» Task brief
Restate word for word the entries below, starting with the line with "4 : nullptr;" and continuing through the line with "v = make_float4(0.f, 0.f, 0.f, 0.f);". Include both of those lines and no others.

» Input data
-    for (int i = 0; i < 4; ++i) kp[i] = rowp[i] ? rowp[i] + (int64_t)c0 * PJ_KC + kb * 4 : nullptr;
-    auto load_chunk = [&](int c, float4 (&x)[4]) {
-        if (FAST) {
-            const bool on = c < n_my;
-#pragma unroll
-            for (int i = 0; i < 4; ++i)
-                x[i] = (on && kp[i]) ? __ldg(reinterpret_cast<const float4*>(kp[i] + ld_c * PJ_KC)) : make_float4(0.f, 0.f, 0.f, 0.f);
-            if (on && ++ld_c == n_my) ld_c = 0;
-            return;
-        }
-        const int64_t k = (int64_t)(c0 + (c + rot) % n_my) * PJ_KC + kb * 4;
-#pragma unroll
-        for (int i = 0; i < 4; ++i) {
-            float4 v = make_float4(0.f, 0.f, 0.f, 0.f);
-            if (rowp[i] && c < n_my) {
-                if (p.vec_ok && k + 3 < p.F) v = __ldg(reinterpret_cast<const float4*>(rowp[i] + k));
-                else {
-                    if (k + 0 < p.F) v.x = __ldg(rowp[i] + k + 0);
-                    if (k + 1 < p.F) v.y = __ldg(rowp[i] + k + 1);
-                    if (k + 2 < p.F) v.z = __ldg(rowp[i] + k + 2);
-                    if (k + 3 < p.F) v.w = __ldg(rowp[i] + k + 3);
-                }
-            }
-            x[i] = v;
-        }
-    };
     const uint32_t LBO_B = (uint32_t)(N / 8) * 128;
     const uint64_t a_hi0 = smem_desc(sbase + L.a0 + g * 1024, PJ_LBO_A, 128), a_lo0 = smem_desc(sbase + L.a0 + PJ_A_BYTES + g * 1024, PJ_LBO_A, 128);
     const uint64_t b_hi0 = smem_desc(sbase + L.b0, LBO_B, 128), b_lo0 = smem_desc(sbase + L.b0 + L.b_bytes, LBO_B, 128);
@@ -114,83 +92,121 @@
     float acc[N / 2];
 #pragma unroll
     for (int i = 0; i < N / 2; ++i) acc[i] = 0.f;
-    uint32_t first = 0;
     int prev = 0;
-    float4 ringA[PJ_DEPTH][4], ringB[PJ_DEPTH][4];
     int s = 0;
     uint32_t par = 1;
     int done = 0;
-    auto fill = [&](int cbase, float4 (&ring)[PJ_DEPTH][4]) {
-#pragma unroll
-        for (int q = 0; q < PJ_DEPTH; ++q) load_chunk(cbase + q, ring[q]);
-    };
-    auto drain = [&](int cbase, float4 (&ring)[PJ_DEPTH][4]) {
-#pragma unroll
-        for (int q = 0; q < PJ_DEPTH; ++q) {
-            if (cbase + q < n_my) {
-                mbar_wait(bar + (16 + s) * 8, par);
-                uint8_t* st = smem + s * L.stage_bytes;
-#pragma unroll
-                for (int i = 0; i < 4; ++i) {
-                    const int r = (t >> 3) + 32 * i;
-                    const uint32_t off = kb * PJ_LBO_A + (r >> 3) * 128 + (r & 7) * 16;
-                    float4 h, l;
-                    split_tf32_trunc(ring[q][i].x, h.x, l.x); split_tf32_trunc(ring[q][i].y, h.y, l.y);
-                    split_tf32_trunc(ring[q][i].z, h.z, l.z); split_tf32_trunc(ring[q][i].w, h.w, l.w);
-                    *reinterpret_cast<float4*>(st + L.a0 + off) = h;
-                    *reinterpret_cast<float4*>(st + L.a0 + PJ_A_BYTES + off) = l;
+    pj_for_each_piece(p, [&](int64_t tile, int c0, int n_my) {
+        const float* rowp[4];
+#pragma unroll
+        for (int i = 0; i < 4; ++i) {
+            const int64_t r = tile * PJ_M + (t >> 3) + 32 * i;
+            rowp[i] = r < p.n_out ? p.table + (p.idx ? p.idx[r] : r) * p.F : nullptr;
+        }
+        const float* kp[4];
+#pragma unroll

...

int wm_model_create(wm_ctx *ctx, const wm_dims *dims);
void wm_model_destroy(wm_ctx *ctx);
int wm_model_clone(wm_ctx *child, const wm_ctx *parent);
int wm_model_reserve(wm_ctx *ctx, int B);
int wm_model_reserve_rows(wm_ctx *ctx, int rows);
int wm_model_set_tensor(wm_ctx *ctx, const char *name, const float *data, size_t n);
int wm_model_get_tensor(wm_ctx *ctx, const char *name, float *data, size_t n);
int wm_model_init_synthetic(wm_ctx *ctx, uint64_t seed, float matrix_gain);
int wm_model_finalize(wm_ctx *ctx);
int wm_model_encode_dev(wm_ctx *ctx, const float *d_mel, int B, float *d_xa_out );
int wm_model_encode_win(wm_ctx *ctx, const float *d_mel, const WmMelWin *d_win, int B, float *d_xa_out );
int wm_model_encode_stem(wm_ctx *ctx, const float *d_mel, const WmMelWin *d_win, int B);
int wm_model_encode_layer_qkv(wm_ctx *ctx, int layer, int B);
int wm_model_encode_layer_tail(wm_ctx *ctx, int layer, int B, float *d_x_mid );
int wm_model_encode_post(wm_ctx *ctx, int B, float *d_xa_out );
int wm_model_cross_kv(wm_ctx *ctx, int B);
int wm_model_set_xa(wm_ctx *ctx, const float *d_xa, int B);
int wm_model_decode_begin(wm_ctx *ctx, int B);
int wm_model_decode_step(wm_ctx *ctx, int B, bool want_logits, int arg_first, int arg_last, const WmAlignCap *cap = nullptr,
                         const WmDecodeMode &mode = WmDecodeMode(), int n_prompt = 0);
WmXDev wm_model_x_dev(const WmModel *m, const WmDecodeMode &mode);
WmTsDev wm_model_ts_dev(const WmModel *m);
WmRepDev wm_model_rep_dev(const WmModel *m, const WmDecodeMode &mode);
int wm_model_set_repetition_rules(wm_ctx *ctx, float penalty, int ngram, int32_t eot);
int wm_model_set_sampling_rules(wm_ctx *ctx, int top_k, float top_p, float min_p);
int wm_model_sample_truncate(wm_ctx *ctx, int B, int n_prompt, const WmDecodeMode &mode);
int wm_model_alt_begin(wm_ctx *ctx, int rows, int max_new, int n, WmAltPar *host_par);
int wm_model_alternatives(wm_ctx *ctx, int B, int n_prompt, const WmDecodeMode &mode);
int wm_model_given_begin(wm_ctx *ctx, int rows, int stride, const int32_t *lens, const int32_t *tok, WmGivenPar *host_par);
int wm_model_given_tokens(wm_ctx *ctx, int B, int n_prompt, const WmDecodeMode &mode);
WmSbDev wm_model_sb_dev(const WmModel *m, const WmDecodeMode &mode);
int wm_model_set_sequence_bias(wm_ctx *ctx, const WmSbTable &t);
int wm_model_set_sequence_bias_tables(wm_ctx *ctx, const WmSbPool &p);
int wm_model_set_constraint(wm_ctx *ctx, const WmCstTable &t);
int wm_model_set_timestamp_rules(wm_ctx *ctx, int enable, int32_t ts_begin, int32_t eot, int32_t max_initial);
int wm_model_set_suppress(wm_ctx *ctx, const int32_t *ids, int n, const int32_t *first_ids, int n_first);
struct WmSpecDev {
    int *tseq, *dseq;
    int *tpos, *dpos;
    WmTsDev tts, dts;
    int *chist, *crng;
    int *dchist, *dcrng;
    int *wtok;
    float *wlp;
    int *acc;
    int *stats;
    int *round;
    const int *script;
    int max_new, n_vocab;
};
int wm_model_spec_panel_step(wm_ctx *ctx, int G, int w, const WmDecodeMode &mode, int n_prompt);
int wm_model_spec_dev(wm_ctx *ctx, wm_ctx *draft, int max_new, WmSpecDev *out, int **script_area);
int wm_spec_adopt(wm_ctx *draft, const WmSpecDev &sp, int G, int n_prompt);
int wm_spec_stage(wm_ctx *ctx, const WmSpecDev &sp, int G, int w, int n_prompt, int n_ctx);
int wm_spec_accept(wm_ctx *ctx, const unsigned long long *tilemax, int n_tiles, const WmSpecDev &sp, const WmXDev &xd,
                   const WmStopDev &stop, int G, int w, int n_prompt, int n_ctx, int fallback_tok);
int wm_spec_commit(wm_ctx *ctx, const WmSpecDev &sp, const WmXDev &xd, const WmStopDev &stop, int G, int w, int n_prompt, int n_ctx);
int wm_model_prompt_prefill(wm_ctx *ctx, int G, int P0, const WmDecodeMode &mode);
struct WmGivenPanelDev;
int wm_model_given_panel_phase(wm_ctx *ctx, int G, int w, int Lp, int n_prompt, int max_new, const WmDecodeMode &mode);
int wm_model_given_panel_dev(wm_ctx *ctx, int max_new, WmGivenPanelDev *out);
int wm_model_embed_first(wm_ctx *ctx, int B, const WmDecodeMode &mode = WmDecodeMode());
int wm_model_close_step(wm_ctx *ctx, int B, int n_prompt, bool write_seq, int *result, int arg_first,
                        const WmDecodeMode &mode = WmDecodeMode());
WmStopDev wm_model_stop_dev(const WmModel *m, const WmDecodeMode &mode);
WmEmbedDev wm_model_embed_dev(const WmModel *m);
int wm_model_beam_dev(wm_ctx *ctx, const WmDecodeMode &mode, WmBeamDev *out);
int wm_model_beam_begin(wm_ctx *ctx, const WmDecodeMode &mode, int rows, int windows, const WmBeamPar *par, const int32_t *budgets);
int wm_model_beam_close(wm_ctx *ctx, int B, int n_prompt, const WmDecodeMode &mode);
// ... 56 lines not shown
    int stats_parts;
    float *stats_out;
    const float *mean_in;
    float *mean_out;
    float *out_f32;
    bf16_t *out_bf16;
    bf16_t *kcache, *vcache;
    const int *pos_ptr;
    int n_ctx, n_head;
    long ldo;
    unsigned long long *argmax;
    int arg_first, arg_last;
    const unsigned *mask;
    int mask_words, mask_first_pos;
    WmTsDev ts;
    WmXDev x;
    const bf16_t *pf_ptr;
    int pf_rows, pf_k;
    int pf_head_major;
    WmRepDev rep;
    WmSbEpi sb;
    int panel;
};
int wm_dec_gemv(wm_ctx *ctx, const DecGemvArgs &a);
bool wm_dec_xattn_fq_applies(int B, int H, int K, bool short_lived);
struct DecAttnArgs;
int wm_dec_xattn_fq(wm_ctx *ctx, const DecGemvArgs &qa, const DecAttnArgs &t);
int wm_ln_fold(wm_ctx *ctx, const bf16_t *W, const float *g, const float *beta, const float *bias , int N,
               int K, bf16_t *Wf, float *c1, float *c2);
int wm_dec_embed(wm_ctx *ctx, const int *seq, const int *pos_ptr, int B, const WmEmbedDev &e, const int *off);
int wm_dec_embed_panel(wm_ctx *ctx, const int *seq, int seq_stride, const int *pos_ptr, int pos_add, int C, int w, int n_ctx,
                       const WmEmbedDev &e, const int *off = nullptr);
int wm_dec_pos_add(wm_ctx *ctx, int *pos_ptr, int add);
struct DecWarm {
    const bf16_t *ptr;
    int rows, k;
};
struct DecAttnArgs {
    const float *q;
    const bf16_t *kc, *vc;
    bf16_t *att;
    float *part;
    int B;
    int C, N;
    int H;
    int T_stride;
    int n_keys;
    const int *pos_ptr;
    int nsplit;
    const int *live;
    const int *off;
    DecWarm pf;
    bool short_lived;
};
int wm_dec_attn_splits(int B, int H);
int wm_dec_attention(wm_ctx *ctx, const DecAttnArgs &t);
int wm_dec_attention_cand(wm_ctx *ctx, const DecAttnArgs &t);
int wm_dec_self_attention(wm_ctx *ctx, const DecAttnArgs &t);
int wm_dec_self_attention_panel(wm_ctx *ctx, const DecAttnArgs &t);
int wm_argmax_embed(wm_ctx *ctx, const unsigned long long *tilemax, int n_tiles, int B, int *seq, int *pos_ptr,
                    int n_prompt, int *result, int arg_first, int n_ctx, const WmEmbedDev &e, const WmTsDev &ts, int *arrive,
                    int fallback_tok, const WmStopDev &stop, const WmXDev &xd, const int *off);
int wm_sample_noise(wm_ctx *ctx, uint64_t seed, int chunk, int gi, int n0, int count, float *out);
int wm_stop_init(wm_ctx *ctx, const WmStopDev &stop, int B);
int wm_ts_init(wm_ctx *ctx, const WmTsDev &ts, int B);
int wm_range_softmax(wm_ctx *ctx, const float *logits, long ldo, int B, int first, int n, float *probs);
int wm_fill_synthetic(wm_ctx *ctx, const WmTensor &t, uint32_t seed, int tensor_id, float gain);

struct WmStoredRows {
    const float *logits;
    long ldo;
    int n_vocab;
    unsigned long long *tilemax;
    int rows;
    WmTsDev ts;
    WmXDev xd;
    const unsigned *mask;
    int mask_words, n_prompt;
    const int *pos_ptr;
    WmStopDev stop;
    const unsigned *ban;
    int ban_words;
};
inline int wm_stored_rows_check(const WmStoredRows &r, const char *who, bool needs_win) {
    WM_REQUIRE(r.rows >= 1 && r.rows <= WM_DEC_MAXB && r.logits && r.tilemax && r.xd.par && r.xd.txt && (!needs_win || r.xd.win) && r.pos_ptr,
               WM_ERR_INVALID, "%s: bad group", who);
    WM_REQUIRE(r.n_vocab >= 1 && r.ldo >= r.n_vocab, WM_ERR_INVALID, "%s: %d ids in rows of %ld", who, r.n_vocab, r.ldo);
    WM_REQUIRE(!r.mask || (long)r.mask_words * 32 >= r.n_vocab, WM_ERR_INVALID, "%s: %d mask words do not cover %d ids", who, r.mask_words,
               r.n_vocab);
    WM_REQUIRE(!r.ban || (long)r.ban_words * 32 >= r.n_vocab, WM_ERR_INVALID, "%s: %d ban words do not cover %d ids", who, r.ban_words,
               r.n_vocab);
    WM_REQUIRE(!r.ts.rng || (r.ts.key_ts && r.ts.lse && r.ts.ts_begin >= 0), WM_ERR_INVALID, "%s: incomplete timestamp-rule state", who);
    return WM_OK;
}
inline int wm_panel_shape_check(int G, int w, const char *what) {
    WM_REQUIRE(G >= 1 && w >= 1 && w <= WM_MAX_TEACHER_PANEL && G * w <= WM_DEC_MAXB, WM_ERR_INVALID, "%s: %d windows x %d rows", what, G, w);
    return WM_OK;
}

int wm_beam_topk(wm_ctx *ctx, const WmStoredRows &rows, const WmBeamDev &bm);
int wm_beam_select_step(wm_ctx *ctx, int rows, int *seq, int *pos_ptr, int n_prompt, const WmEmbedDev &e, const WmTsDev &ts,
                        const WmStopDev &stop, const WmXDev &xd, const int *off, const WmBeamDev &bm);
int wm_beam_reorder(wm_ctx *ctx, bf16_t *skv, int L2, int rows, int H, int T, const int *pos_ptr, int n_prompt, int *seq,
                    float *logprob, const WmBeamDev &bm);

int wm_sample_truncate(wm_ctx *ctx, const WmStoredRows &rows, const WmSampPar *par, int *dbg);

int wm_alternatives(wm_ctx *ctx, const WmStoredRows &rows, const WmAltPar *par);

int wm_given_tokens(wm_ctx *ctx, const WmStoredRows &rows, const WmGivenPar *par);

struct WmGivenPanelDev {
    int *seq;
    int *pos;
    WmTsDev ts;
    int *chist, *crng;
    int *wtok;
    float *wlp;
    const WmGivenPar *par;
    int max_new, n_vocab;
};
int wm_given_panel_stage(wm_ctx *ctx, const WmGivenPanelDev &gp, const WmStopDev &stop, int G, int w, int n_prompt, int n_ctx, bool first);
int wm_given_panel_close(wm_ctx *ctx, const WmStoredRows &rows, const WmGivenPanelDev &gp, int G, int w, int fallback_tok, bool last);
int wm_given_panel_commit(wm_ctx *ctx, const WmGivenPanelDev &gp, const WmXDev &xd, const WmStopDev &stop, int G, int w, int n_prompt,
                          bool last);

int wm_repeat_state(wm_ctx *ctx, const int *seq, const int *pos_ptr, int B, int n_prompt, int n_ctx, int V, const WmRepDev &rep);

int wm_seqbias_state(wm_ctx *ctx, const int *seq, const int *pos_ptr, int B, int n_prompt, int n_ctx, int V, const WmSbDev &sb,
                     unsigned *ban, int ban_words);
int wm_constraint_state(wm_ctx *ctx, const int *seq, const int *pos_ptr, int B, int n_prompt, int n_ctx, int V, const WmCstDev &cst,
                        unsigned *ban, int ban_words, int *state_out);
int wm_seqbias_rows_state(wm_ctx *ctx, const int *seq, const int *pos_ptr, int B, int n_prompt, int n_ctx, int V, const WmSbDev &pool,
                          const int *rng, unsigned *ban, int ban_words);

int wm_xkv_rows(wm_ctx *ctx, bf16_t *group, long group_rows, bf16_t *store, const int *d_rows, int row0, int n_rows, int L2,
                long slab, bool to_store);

» Answer below
-    for (int i = 0; i < 4; ++i) kp[i] = rowp[i] ? rowp[i] + (int64_t)c0 * PJ_KC + kb * 4 : nullptr;
-    auto load_chunk = [&](int c, float4 (&x)[4]) {
-        if (FAST) {
-            const bool on = c < n_my;
-#pragma unroll
-            for (int i = 0; i < 4; ++i)
-                x[i] = (on && kp[i]) ? __ldg(reinterpret_cast<const float4*>(kp[i] + ld_c * PJ_KC)) : make_float4(0.f, 0.f, 0.f, 0.f);
-            if (on && ++ld_c == n_my) ld_c = 0;
-            return;
-        }
-        const int64_t k = (int64_t)(c0 + (c + rot) % n_my) * PJ_KC + kb * 4;
-#pragma unroll
-        for (int i = 0; i < 4; ++i) {
-            float4 v = make_float4(0.f, 0.f, 0.f, 0.f);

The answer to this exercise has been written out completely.